::: Given records :::

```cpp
namespace {
struct Ws {
  char* base;
  char* c(size_t off) const { return base + off; }
  float* f(size_t off) const { return reinterpret_cast<float*>(base + off); }
  int* i(size_t off) const { return reinterpret_cast<int*>(base + off); }
  unsigned* u(size_t off) const { return reinterpret_cast<unsigned*>(base + off); }
  void a(bsp::KcArgs& g, const PlaneT& t, int k, int col0 = 0) const { g.A = c(t.o); g.EA = i(t.e); g.lda = t.ld; g.a_col0 = col0; g.Ka = k; }
  void a2(bsp::KcArgs& g, const PlaneT& t) const { g.A2 = c(t.o); g.EA2 = i(t.e); g.lda2 = t.ld; }
  void out(bsp::KcArgs& g, const PlaneT& t, int col0 = 0) const { g.C = c(t.o); g.EC = i(t.e); g.ldc = t.ld; g.c_col0 = col0; g.Csign = t.s ? u(t.s) : nullptr; }
  void h(bsp::KcArgs& g, const PlaneT& t, int col0 = 0) const { g.H = c(t.o); g.EH = i(t.e); g.ldh = t.ld; g.h_col0 = col0; g.Hsign = t.s ? u(t.s) : nullptr; }
  void dz(bsp::DwArgs& g, const PlaneT& t) const { g.A = c(t.o); g.EA = i(t.e); g.lda = t.ld; g.a_col0 = 0; }
  void x(bsp::DwArgs& g, const PlaneT& t, int col0) const { g.B = c(t.o); g.EB = i(t.e); g.ldb = t.ld; g.b_col0 = col0; }
};
struct WOp { const char* W; const int* EW; int rb32; unsigned bytes; int K; };
WOp wop(const Plan& p, const float* pk, int job) {
  const char* planes = reinterpret_cast<const char*>(pk + p.n_fp32);
// ... 245 lines not shown
    g.k_split = m.sp.k_split; g.n_split = m.sp.ns; g.slab_stride = m.stride; g.pl = p.pl;
    return bsp::launch_dw(g, narrow_i, st);
  };
  auto dw_reduce = [&](const DwMat& m, size_t count, float* gout) { return red_add_elem(rq.elem, m.slab, m.sp.ns, m.stride, count, gout); };
  auto narrow_grad = [&](const float* dnar, float* part, const PlaneT& t, float* gout) {
    RC(bsp::launch_colsum32_bsp(dnar, P, part, ws.c(t.o), ws.i(t.e), p.pl, st));
    return red_add_col(rq.col, part, (P + 255) / 256, NARROW, NARROW, gout);
  };
  float* dsig = ws.f(p.o_dsig); float* dfin = ws.f(p.o_dfin); float* dsun = ws.f(p.o_dsun);
  if (embed && p.sc) {
    if (d_t) RC(launch_zero_bytes(d_t, (size_t)p.N * p.tau * sizeof(float), st));
    if (d_t_s && p.x_ts >= 0) RC(launch_zero_bytes(d_t_s, (size_t)p.N * p.tau * sizeof(float), st));
    return SNERF_OK;
  }
  CompBwdArgs b;
  CompArgs& c = b.f;
  c.N = p.N; c.S = p.S; c.H = H; c.C = p.C; c.sc = p.sc; c.sem_sigmoid = p.sem_sigmoid; c.has_sbeta = p.blk_sbeta >= 0;
  c.z = ws.f(p.o_z); c.sigo = ws.f(p.o_sigo); c.fino = ws.f(p.o_fino); c.suno = ws.f(p.o_suno);
  narrow_parts(c, p, pk, ws);
  c.sun_d = in->sun_d; c.sun_stride = in->sun_stride; c.sky = pk + p.sky;
  b.T = ws.f(p.o_T); b.rgbraw = ws.f(p.o_rgbraw);
  b.g_rgb = go->rgb; b.g_depth = go->depth; b.g_weights = go->weights; b.g_transparency = go->transparency;
  b.g_albedo = go->albedo; b.g_sun = go->sun; b.g_sky = go->sky; b.g_beta = go->beta; b.g_sigmas = go->sigmas;
  b.g_beta_s = go->beta_semantic; b.g_logits = go->semantic_logits;
  b.d_sigo = dsig; b.d_fino = dfin; b.d_suno = dsun; b.sky_slab = (p.sc || embed) ? nullptr : ws.f(p.o_skyslab);
  b.zero = ws.u(p.o_kcq); b.zero_n = KCQ_SLOTS * 16;
  RC(launch_composite_bwd(b, st));
  if (!p.sc && !embed)
    RC(red_add_col(rq.col, ws.f(p.o_skyslab), p.comp_blocks * 4, (size_t)p.sky_floats, p.sky_floats, gp + p.sky));


  const PlaneT dz1 = p.dza.view(p.h1w);
  const int sun_col = p.sc ? 0 : p.sun_col;
  if (!p.sc) {
    if (embed) RC(bsp::launch_colsum32_bsp(dfin, P, r.nar_fin, ws.c(p.pdfin.o), ws.i(p.pdfin.e), p.pl, st));
    else {
      RC(narrow_grad(dfin, r.nar_fin, p.pdfin, gp + p.b_fin));
      RC(dw_gemm(r.w_fin, p.pdfin, NARROW, true, p.h1, 0, p.KF));
      RC(dw_reduce(r.w_fin, (size_t)NARROW * p.KF, gp + p.w_fin));
    }
    bsp::KcArgs g;
    ws.a(g, p.pdfin, NARROW); weights(g, p, pk, p.wj_tfin);
    g.I = P; g.J = p.KF; g.K = NARROW; ws.out(g, dz1);
    dact(g, p.h1);
    colsum(g, r.cs_fin, p.KF);
    if (p.compose_feats) g.ldcs = r.ld_cs1;
    RC(launch_kc(g));
    if (!p.compose_feats && !embed) RC(bias_from_colsum(r.cs_fin, p.KF, gp + p.b_h1));
  }
  if (!embed) {
    RC(narrow_grad(dsun, r.nar_sun, p.pdsun, gp + p.b_s4));
    RC(dw_gemm(r.w_s4, p.pdsun, NARROW, true, p.s3, 0, H));
    RC(dw_reduce(r.w_s4, (size_t)NARROW * H, gp + p.w_s4));
    bsp::KcArgs g;
    ws.a(g, p.pdsun, NARROW); weights(g, p, pk, p.wj_ts4);
    g.I = P; g.J = H; g.K = NARROW; ws.out(g, p.dsa);
    dact(g, p.s3);
    colsum(g, r.cs_s3, H);
    RC(launch_kc(g));
    RC(bias_from_colsum(r.cs_s3, H, gp + p.b_s3));
    RC(dw_gemm(r.w_s3, p.dsa, H, false, p.s2, 0, H));
    RC(dw_reduce(r.w_s3, (size_t)H * H, gp + p.w_s3));
    ws.a(g, p.dsa, H); g.K = H; weights(g, p, pk, p.wj_ts3);
    ws.out(g, p.dsb);
    dact(g, p.s2);
    colsum(g, r.cs_s2, H);
    RC(launch_kc(g));
    RC(bias_from_colsum(r.cs_s2, H, gp + p.b_s2));
    RC(dw_gemm(r.w_s2, p.dsb, H, false, p.h1, sun_col, H));
    RC(dw_reduce(r.w_s2, (size_t)H * H, gp + p.w_s2));
    ws.a(g, p.dsb, H); weights(g, p, pk, p.wj_ts2);
    ws.out(g, dz1, sun_col);
    dact(g, p.h1, sun_col);
    colsum(g, r.cs_sun, H);
    if (p.compose_feats) g.ldcs = r.ld_cs1;
    RC(launch_kc(g));
    if (!p.compose_feats) RC(bias_from_colsum(r.cs_sun, H, gp + p.b_h1 + (size_t)p.sun_col));
  }
  auto transient_grads = [&]() {
    const bool want_t = d_t != nullptr, want_ts = d_t_s != nullptr && p.x_ts >= 0;
    if (p.sc) {
      if (want_t) RC(launch_zero_bytes(d_t, (size_t)p.N * p.tau * sizeof(float), st));
      if (want_ts) RC(launch_zero_bytes(d_t_s, (size_t)p.N * p.tau * sizeof(float), st));
    } else if (want_t || want_ts) {
      int b_lo = p.blk_beta, b_hi = p.blk_beta;
      auto use = [&](int blk, bool on) { if (on && blk >= 0) { if (blk < b_lo) b_lo = blk; if (blk > b_hi) b_hi = blk; } };
      use(p.blk_rgb, p.rgb_t); use(p.blk_sem, p.sem_t || p.sem_ts); use(p.blk_sbeta, true);
      const int k_lo = b_lo * H, k_n = (b_hi + 1 - b_lo) * H;
      float* dext = ws.f(p.o_dfin);
      bsp::KcArgs x;
      ws.a(x, dz1, k_n, k_lo); weights(x, p, pk, p.wj_th1, p.Wf, k_lo);
      x.I = P; x.J = p.Xp; x.K = k_n; x.Cf = dext;
      RC(bsp::launch_kc_narrow(x, st));
      if (want_t) RC(launch_ray_sum32(dext, p.x_t, p.N, p.S, p.tau, d_t, st));
      if (want_ts) RC(launch_ray_sum32(dext, p.x_ts, p.N, p.S, p.tau, d_t_s, st));
    }
    return (int)SNERF_OK;
  };
  if (embed) return transient_grads();
  PlaneT dz_cur = p.dza.view(W);
  PlaneT dz_nxt = p.dzb.view(W);
  const bool sig_live = !p.sc || go->weights != nullptr || go->transparency != nullptr || go->sigmas != nullptr;
  const PlaneT& hl = p.h[p.L - 1];
  bool uncompose = false;
  if (p.compose_feats) {
    const int r0 = p.sc ? p.sun_col : 0;
    const int nt = (P + 127) / 128, X = p.FA - W;
    RC(dw_gemm(r.w_h1, dz1, p.h1w, false, p.fa, 0, p.FA));
    RC(red_add_elem2d(rq.elem, r.w_h1.slab + W, r.w_h1.sp.ns, r.w_h1.stride, p.h1w, X, p.FA, gp + p.w_h1 + (size_t)r0 * p.FA + W, p.FA));
    RC(red_add_elem2d(rq.elem, r.w_h1.slab, r.w_h1.sp.ns, r.w_h1.stride, p.h1w, W, p.FA, r.w_h1.slab, p.FA));
    RC(red_store_last(rq.elem));
    RC(red_add_col(rq.col, r.cs_fin, nt, (size_t)r.ld_cs1, p.h1w, r.cs_fin));
    RC(red_store_last(rq.col));
    uncompose = true;
    RC(transient_grads());
    if (sig_live) {
      RC(narrow_grad(dsig, r.nar_sig, p.pdsig, gp + p.b_fs + W));
      RC(dw_gemm(r.w_fs, p.pdsig, NARROW, true, hl, 0, W));
      RC(dw_reduce(r.w_fs, (size_t)NARROW * W, gp + p.w_fs + (size_t)W * W));
    }
    { const PlaneT sw = dz_cur; dz_cur = dz_nxt; dz_nxt = sw; }
    bsp::KcArgs g;
    ws.a(g, dz1, p.h1w);
    if (sig_live) ws.a2(g, p.pdsig);
    weights(g, p, pk, p.wj_th1, 0, r0); g.I = P; g.J = W; g.K = sig_live ? p.h1w + NARROW : p.h1w;
    ws.out(g, dz_cur);
    dact(g, hl, 0, (p.L == 1) ? 30.f : 1.f);
    colsum(g, r.cs_hl, W);
    RC(launch_kc(g));
    RC(bias_from_colsum(r.cs_hl, W, gp + p.b_tr[p.L - 1]));
  }
  const PlaneT dfa = p.dzb.view(p.FA);
  if (!p.compose_feats) {
    const int r0 = p.sc ? p.sun_col : 0;
    RC(dw_gemm(r.w_h1, dz1, p.h1w, false, p.fa, 0, p.FA));
    RC(dw_reduce(r.w_h1, (size_t)p.h1w * p.FA, gp + p.w_h1 + (size_t)r0 * p.FA));
    bsp::KcArgs g;
    ws.a(g, dz1, p.h1w); weights(g, p, pk, p.wj_th1, 0, r0);
    g.I = P; g.J = W; g.K = p.h1w; ws.out(g, dfa);
    colsum(g, r.cs_fa, p.FA);
    RC(launch_kc(g));
    RC(red_add_col(rq.col, r.cs_fa, (P + 127) / 128, (size_t)cs_ld(p.FA), W, gp + p.b_fs));
    RC(transient_grads());
  }
  if (!p.compose_feats) {
    if (sig_live) RC(narrow_grad(dsig, r.nar_sig, p.pdsig, gp + p.b_fs + W));
    RC(dw_gemm(r.w_fs, dfa, W, false, hl, 0, W));
    if (sig_live) RC(dw_gemm(r.w_fs, p.pdsig, NARROW, true, hl, 0, W, (size_t)W * W));
    RC(dw_reduce(r.w_fs, (size_t)(sig_live ? W + NARROW : W) * W, gp + p.w_fs));
    bsp::KcArgs g;
    ws.a(g, dfa, W);
    if (sig_live) ws.a2(g, p.pdsig);
    weights(g, p, pk, p.wj_tfs); g.I = P; g.J = W; g.K = sig_live ? W + NARROW : W;
    ws.out(g, dz_cur);
    dact(g, hl, 0, (p.L == 1) ? 30.f : 1.f);
    colsum(g, r.cs_hl, W);
    RC(launch_kc(g));
    RC(bias_from_colsum(r.cs_hl, W, gp + p.b_tr[p.L - 1]));
  }
  for (int i = p.L - 1; i >= 0; --i) {
    const BwdRegions::Layer& t = r.tr[i];
    if (i > 0 && ((p.skip_mask >> i) & 1u)) {
      RC(dw_gemm(t.w_gamma, dz_cur, W, false, p.pe, 0, p.Ep));
      RC(dw_gemm(t.w, dz_cur, W, false, p.h[i - 1], 0, W));
      RC(red_add_elem2d(rq.elem, t.w_gamma.slab, t.w_gamma.sp.ns, t.w_gamma.stride, W, p.Ep, p.Ep, gp + p.w_tr[i], p.k_tr[i]));
      RC(red_add_elem2d(rq.elem, t.w.slab, t.w.sp.ns, t.w.stride, W, W, W, gp + p.w_tr[i] + p.Ep, p.k_tr[i]));
    } else {
      if (i == 0) RC(dw_gemm(t.w, dz_cur, W, false, p.pe, 0, p.Ep));
      else RC(dw_gemm(t.w, dz_cur, W, false, p.h[i - 1], 0, W));
      RC(dw_reduce(t.w, (size_t)W * p.k_tr[i], gp + p.w_tr[i]));
    }
    if (i == 0) break;
    bsp::KcArgs g;
    ws.a(g, dz_cur, W); weights(g, p, pk, p.wj_tt[i]);
    g.I = P; g.J = W; g.K = W; ws.out(g, dz_nxt);
    dact(g, p.h[i - 1], 0, (i - 1 == 0) ? 30.f : 1.f);
// ... 80 lines not shown
```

:::

— Problem —
Write out each line above that contains the word "return".

— Output of the task —
  char* c(size_t off) const { return base + off; }
  float* f(size_t off) const { return reinterpret_cast<float*>(base + off); }
  int* i(size_t off) const { return reinterpret_cast<int*>(base + off); }
  unsigned* u(size_t off) const { return reinterpret_cast<unsigned*>(base + off); }
    return bsp::launch_dw(g, narrow_i, st);
  auto dw_reduce = [&](const DwMat& m, size_t count, float* gout) { return red_add_elem(rq.elem, m.slab, m.sp.ns, m.stride, count, gout); };
    return red_add_col(rq.col, part, (P + 255) / 256, NARROW, NARROW, gout);
    return SNERF_OK;
    return (int)SNERF_OK;
  if (embed) return transient_grads();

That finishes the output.